#### About this task:
Please repeat exactly the lines below from the one containing "size_t nd_w1d_packed_floats(int T, int" down to the one containing "--- a/nind_denoise_amd/csrc/pack.hip", both included, and nothing else.

****************

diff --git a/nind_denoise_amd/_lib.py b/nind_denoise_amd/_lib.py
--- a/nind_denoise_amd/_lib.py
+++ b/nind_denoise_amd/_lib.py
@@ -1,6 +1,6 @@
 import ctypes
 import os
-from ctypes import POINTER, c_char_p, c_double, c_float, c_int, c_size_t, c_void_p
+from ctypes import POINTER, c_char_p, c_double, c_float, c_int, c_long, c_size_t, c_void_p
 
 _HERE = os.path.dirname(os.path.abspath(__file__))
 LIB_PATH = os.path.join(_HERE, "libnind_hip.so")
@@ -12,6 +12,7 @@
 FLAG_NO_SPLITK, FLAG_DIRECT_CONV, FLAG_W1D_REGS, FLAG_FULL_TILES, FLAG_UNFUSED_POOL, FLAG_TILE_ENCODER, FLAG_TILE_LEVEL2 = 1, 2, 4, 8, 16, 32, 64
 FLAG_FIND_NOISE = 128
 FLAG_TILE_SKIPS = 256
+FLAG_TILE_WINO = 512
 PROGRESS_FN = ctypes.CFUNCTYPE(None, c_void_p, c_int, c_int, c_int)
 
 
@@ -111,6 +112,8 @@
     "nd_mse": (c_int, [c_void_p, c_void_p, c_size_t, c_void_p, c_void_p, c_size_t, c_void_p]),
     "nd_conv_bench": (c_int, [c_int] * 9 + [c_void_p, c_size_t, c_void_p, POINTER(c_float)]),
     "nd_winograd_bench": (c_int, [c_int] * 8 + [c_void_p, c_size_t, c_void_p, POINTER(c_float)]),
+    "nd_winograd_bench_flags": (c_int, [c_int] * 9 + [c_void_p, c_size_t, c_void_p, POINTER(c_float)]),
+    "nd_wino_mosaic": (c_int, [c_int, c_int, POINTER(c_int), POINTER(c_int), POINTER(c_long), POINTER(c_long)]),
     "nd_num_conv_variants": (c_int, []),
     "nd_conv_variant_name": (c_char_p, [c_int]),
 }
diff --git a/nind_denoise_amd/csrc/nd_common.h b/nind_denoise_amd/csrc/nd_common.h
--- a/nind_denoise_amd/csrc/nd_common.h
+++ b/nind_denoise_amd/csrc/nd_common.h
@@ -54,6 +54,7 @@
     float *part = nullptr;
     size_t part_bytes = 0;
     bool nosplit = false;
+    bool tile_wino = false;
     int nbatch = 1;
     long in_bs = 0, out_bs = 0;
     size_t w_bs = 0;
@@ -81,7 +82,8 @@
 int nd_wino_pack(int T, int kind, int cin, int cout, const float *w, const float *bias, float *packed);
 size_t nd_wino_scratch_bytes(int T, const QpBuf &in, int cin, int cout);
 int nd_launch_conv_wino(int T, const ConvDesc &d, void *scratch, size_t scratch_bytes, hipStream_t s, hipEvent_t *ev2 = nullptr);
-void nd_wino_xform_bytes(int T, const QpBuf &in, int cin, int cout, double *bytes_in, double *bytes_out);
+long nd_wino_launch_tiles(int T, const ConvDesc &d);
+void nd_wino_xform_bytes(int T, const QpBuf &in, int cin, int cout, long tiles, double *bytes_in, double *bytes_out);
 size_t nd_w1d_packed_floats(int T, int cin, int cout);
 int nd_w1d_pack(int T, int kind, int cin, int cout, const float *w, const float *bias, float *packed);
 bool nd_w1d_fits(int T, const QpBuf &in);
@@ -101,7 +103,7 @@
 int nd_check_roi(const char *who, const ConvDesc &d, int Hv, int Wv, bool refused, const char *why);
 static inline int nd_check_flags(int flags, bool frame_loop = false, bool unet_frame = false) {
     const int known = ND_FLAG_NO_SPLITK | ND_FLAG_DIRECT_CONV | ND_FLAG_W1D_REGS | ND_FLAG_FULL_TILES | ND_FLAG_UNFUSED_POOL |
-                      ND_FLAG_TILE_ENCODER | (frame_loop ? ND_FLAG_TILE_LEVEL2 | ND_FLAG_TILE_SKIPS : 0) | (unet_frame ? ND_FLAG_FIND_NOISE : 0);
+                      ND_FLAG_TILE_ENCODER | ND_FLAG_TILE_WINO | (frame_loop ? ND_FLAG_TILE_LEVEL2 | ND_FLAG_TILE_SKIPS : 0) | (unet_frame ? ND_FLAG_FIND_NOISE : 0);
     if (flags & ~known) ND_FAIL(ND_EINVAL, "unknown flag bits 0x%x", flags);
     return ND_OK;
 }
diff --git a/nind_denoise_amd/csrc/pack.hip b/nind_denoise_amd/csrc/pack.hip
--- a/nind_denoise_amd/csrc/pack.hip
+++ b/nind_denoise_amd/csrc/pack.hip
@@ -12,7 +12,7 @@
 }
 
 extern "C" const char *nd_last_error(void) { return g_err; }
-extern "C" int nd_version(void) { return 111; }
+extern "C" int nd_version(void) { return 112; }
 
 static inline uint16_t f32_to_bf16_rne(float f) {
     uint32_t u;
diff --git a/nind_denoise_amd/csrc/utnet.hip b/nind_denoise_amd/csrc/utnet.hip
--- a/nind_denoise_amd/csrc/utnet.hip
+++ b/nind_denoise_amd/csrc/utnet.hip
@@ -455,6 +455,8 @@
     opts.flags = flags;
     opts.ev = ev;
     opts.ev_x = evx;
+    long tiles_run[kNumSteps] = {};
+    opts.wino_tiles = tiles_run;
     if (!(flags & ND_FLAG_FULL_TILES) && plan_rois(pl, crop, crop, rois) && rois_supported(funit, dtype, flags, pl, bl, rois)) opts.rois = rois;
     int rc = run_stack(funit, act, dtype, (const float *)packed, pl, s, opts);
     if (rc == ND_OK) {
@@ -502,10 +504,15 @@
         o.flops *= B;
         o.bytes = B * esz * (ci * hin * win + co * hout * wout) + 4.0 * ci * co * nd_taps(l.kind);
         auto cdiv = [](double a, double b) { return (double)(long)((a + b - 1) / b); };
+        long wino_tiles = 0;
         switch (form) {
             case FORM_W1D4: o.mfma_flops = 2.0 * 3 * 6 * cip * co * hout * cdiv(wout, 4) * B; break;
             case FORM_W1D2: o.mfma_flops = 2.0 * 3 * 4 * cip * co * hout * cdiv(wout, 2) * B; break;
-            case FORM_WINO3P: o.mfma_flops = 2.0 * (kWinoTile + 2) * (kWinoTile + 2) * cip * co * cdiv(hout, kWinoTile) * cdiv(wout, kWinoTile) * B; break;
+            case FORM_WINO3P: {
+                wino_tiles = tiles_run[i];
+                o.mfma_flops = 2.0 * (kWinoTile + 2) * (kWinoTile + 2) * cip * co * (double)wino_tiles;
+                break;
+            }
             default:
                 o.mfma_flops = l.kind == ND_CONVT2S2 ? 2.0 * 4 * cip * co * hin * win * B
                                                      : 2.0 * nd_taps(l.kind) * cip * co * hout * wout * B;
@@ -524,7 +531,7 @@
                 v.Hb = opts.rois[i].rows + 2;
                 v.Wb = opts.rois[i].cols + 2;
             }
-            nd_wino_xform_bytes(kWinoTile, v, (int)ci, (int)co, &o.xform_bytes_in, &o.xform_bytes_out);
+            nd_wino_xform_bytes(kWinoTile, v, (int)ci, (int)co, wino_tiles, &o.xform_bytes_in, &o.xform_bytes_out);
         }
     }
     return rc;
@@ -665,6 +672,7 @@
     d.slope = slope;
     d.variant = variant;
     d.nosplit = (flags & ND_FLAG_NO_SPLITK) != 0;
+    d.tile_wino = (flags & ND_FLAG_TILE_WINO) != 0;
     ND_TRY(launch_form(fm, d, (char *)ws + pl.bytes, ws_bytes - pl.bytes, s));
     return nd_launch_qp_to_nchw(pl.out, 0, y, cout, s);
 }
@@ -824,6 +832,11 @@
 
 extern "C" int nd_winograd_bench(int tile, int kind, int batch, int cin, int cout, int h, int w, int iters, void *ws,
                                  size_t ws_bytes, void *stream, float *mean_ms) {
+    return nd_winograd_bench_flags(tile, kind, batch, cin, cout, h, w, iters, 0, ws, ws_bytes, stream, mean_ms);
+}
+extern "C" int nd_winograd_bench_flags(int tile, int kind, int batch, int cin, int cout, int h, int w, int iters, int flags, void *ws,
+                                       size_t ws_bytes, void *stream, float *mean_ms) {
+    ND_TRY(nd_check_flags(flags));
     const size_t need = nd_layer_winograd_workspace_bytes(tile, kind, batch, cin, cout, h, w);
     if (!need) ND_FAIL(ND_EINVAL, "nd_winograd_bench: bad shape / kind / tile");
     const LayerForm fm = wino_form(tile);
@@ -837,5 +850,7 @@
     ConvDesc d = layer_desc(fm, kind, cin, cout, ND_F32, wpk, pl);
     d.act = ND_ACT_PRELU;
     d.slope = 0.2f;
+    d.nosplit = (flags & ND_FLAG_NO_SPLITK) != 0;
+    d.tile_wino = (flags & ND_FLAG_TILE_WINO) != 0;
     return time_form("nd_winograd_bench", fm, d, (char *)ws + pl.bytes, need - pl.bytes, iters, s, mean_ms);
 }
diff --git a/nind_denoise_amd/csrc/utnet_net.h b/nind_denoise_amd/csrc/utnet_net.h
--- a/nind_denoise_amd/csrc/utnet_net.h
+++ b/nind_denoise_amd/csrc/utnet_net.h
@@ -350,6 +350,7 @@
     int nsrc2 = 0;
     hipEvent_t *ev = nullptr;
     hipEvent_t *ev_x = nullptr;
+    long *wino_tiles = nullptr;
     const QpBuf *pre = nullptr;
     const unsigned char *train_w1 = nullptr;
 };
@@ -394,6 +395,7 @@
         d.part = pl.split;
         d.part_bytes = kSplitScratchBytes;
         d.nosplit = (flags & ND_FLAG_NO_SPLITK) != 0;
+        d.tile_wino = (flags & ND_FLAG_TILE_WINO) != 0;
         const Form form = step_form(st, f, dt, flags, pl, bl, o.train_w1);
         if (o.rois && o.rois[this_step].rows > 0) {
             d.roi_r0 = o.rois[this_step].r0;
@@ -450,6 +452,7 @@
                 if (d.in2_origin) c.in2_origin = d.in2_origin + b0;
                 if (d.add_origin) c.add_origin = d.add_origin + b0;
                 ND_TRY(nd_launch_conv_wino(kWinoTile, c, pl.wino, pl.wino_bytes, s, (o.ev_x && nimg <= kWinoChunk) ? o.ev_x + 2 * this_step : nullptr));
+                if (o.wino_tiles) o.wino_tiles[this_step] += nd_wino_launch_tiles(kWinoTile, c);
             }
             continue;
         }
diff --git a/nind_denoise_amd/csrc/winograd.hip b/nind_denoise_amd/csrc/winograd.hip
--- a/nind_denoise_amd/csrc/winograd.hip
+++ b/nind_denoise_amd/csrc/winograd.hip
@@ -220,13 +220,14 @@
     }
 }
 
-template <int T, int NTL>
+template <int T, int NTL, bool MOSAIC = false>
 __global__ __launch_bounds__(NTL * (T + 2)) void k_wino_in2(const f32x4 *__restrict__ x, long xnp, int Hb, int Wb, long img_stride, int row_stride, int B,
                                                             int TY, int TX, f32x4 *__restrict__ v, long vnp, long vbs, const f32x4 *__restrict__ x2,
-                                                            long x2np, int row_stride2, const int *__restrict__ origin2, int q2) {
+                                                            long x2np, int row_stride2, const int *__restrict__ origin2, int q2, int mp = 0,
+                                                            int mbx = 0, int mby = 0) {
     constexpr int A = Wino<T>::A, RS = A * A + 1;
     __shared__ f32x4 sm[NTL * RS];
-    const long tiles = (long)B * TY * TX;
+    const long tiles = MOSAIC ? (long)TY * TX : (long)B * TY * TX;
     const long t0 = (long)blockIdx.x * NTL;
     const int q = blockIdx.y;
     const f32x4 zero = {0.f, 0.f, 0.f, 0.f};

****************

#### Answer to this problem:
 size_t nd_w1d_packed_floats(int T, int cin, int cout);
 int nd_w1d_pack(int T, int kind, int cin, int cout, const float *w, const float *bias, float *packed);
 bool nd_w1d_fits(int T, const QpBuf &in);
@@ -101,7 +103,7 @@
 int nd_check_roi(const char *who, const ConvDesc &d, int Hv, int Wv, bool refused, const char *why);
 static inline int nd_check_flags(int flags, bool frame_loop = false, bool unet_frame = false) {
     const int known = ND_FLAG_NO_SPLITK | ND_FLAG_DIRECT_CONV | ND_FLAG_W1D_REGS | ND_FLAG_FULL_TILES | ND_FLAG_UNFUSED_POOL |
-                      ND_FLAG_TILE_ENCODER | (frame_loop ? ND_FLAG_TILE_LEVEL2 | ND_FLAG_TILE_SKIPS : 0) | (unet_frame ? ND_FLAG_FIND_NOISE : 0);
+                      ND_FLAG_TILE_ENCODER | ND_FLAG_TILE_WINO | (frame_loop ? ND_FLAG_TILE_LEVEL2 | ND_FLAG_TILE_SKIPS : 0) | (unet_frame ? ND_FLAG_FIND_NOISE : 0);
     if (flags & ~known) ND_FAIL(ND_EINVAL, "unknown flag bits 0x%x", flags);
     return ND_OK;
 }
diff --git a/nind_denoise_amd/csrc/pack.hip b/nind_denoise_amd/csrc/pack.hip
--- a/nind_denoise_amd/csrc/pack.hip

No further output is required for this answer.